Die Empfehlung der Netzwerkforscher an Städte lautet daher: „Versuchen Sie, strategisch für die ganze Stadt zu planen und nicht stückweise bzw. lokal für einzelne Bezirke. Dann wird das Netzwerk früher zusammenhängend und funktional.“ Zudem sage die Länge der Radwege einer Stadt nicht viel über die Qualität der Radinfrastruktur aus. „Wichtig ist vielmehr, wie direkt die Wege sind, wenn ich ausschließlich auf Radwegen von einem zufälligen Punkt der Stadt zu einem anderen fahren möchte.“

Auswirkungen auf den Autoverkehr

Der Ausbau der Fahrradinfrastruktur hat natürlich Auswirkungen auf den Autoverkehr: „Wir haben für unsere Simulationen die sehr starke Annahme getroffen, dass auf allen Straßen, auf denen wir Radwege bauen, die Geschwindigkeit der Autos auf Schrittgeschwindigkeit sinkt“, sagte Szell. Denn ähnlich wie auf vielen Radwegen in den Niederlanden sollen auf diesen Radstraßen zwar auch Autos fahren dürfen, aber eben nur in Schrittgeschwindigkeit, und Fahrräder Priorität haben.

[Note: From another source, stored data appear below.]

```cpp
typedef struct {
  int dtype;
  int64_t bsz, beam, vocab, max_len;
  int64_t pad, unk, eos, min_len;
  float unk_penalty, len_penalty, temperature;
  int normalize_scores;
  const void* logits; int64_t ld_logits;
  int32_t* step;
  int64_t* tokens; float* scores; int32_t* anc;
  uint8_t* cands_to_ignore; uint8_t* finished; int32_t* nfinal; int32_t* num_remaining;
  int64_t* fin_tokens; float* fin_pos; float* fin_score; int32_t* fin_len;
  void* workspace;
  int64_t members;
  const void* logits_n[7];
  float* lprobs_out;
  int64_t no_repeat_ngram;
  const int64_t* prefix_tokens;
  int64_t prefix_len;
  int64_t sampling;
  int64_t sample_topk;
  float sample_topp;
  const uint32_t* sample_key;
  int64_t diverse_groups;
// ... 86 lines not shown
```

Measured before the change: 528.0.

## Precompute per-key dropout signature table and DMA it into LDS

Adds a small kernel that precomputes per-key dropout hash signatures into a global table once per attention call. The forward and dQ kernels then stream these signatures into LDS alongside the K/V tiles with buffer-to-LDS loads, instead of computing them on the fly each tile. This also lets them use a cheaper s_barrier instead of __syncthreads. The table is saved from forward and reused in backward. It only activates when dropout is on and the tile count is above a threshold, and it costs an extra launch and some global memory.

```diff
diff --git a/chimera-st_amd/csrc/attention.hip b/chimera-st_amd/csrc/attention.hip
--- a/chimera-st_amd/csrc/attention.hip
+++ b/chimera-st_amd/csrc/attention.hip
@@ -25,6 +25,7 @@
   uint8_t* q_flags;
   const int32_t* seq_off;
   const unsigned long long* kpm_bits; int64_t kpm_bits_stride;
+  const void* key_sigs;
 };
 
 struct SeqView { int64_t row0; int tq, tk; };
@@ -636,6 +637,8 @@
   p.seq_off = d->seq_offsets;
   p.kpm_bits = (const unsigned long long*)d->kpm_bits;
   p.kpm_bits_stride = (d->Tk + 63) / 64;
+  CST_REQUIRE((uintptr_t)d->key_sigs % 16 == 0, "cst_attn: key_sigs must be 16-byte aligned");
+  p.key_sigs = d->drop_p > 0.0f ? d->key_sigs : nullptr;
   if (p.seq_off) {
     CST_REQUIRE(d->Tq == d->Tk && d->key_padding_mask == nullptr, "cst_attn: packed sequences are self-attention (Tq == Tk = longest segment) without a key padding mask (kv_len gives the keys per sequence)");
     CST_REQUIRE(d->q_st == d->k_st && d->q_st == d->v_st, "cst_attn: packed Q/K/V must share one row stride");
@@ -656,6 +659,11 @@
 }
 void attn_set_lds(const void* fn) {
   (void)hipFuncSetAttribute(fn, hipFuncAttributeMaxDynamicSharedMemorySize, 96 * 1024);
+}
+
+void fa_key_sigs_launch(const AttnParams& p, int64_t Tk, hipStream_t s) {
+  const int nwords = (int)(cst_ceil_div(Tk, 64) * 64 * 8);
+  hipLaunchKernelGGL(fa_key_sigs_kernel, dim3((unsigned)cst_ceil_div(nwords, 256)), dim3(256), 0, s, (uint32_t*)const_cast<void*>(p.key_sigs), p.drop_key, nwords);
 }
 
 double attn_flops(const cst_attn_desc* d, double gemms) {
@@ -687,8 +695,11 @@
   if (attn_fast_ok(d)) {
     CstProfScope prof(CST_K_ATTN_FWD, s, attn_flops(d, 2.0), 0.0);
     const unsigned nblk = fa_grid(d->Tq, d->B, d->H);
-    const size_t lds = FA_NSLOT * FA_SLOT + 8 * (size_t)cst_ceil_div(d->Tk, 64) + (p.drop_thr ? 4096 : 0);
-    if (p.drop_thr) hipLaunchKernelGGL((fa_fwd_kernel<true>), dim3(nblk), dim3(256), lds, s, p);
+    const size_t lds = FA_NSLOT * FA_SLOT + (size_t)fa_kbits_bytes((int)cst_ceil_div(d->Tk, 64)) + (p.drop_thr ? 4096 : 0);
+    if (p.key_sigs) {
+      fa_key_sigs_launch(p, d->Tk, s);
+      hipLaunchKernelGGL((fa_fwd_kernel<true, true>), dim3(nblk), dim3(256), lds, s, p);
+    } else if (p.drop_thr) hipLaunchKernelGGL((fa_fwd_kernel<true>), dim3(nblk), dim3(256), lds, s, p);
     else hipLaunchKernelGGL((fa_fwd_kernel<false>), dim3(nblk), dim3(256), lds, s, p);
     return cst_check_launch("cst_attn_fwd");
   }
@@ -718,6 +729,8 @@
   if (!d) return 0;
   return (int64_t)d->B * d->H * cst_ceil_div(d->Tq, 64) * 64 * (int64_t)(2 * sizeof(float) + 32);
 }
+
+extern "C" int64_t cst_attn_key_sigs_bytes(int64_t Tk) { return Tk > 0 ? cst_ceil_div(Tk, 64) * 64 * 32 : 0; }
 
 extern "C" int cst_attn_bwd(const cst_attn_desc* d, cst_stream stream) {
   AttnParams p;
@@ -731,8 +744,12 @@
     static const bool delta_pass = getenv("CST_ATTN_DELTA_PASS") != nullptr;
     if (delta_pass) hipLaunchKernelGGL(fa_delta_kernel, dim3((unsigned)(Tq64 / 64), (unsigned)d->H, (unsigned)d->B), dim3(64), 0, s, p, ws, Tq64);
     const unsigned nq = fa_grid(d->Tq, d->B, d->H), nk = fa_grid(d->Tk, d->B, d->H);
-    const size_t lds_q = FA_NSLOT * FA_SLOT + 8 * (size_t)cst_ceil_div(d->Tk, 64) + (p.drop_thr ? 4096 : 0) + 16, lds_k = FA_NSLOT * (FA_SLOT + FA_STATS);
-    if (p.drop_thr) {
+    const size_t lds_q = FA_NSLOT * FA_SLOT + (size_t)fa_kbits_bytes((int)cst_ceil_div(d->Tk, 64)) + (p.drop_thr ? 4096 : 0) + 16, lds_k = FA_NSLOT * (FA_SLOT + FA_STATS);
+    if (p.key_sigs) {
+      if (!d->key_sigs_ready) fa_key_sigs_launch(p, d->Tk, s);
+      hipLaunchKernelGGL((fa_dq_kernel<true, true>), dim3(nq), dim3(256), lds_q, s, p, ws, Tq64);
+      hipLaunchKernelGGL((fa_dkv_kernel<true>), dim3(nk), dim3(256), lds_k, s, p, (const float*)ws, Tq64);
+    } else if (p.drop_thr) {
       hipLaunchKernelGGL((fa_dq_kernel<true>), dim3(nq), dim3(256), lds_q, s, p, ws, Tq64);
       hipLaunchKernelGGL((fa_dkv_kernel<true>), dim3(nk), dim3(256), lds_k, s, p, (const float*)ws, Tq64);
     } else {
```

Das Forschungsteam betont, dass es sich bei ihren Ergebnissen für die einzelnen Städte um „statistische Lösungen“ handle, die sich nicht eins zu eins umsetzen lassen. So habe man lokale Besonderheiten bzw. untergeordnete Effekte wie die Geländeform nicht berücksichtigt. Man könne die Simulationen aber als ersten Entwurf heranziehen und mit lokalen Planern verfeinern. Dass die statistischen Lösungen nicht völlig realitätsfremd sind, zeigt die Simulation für Kopenhagen. „Es war eine große Überraschung für uns, dass sich unser statistischer Zugang weitgehend mit der Realität in Kopenhagen deckt, es gibt eine Überlappung von 80 Prozent“, so Szell.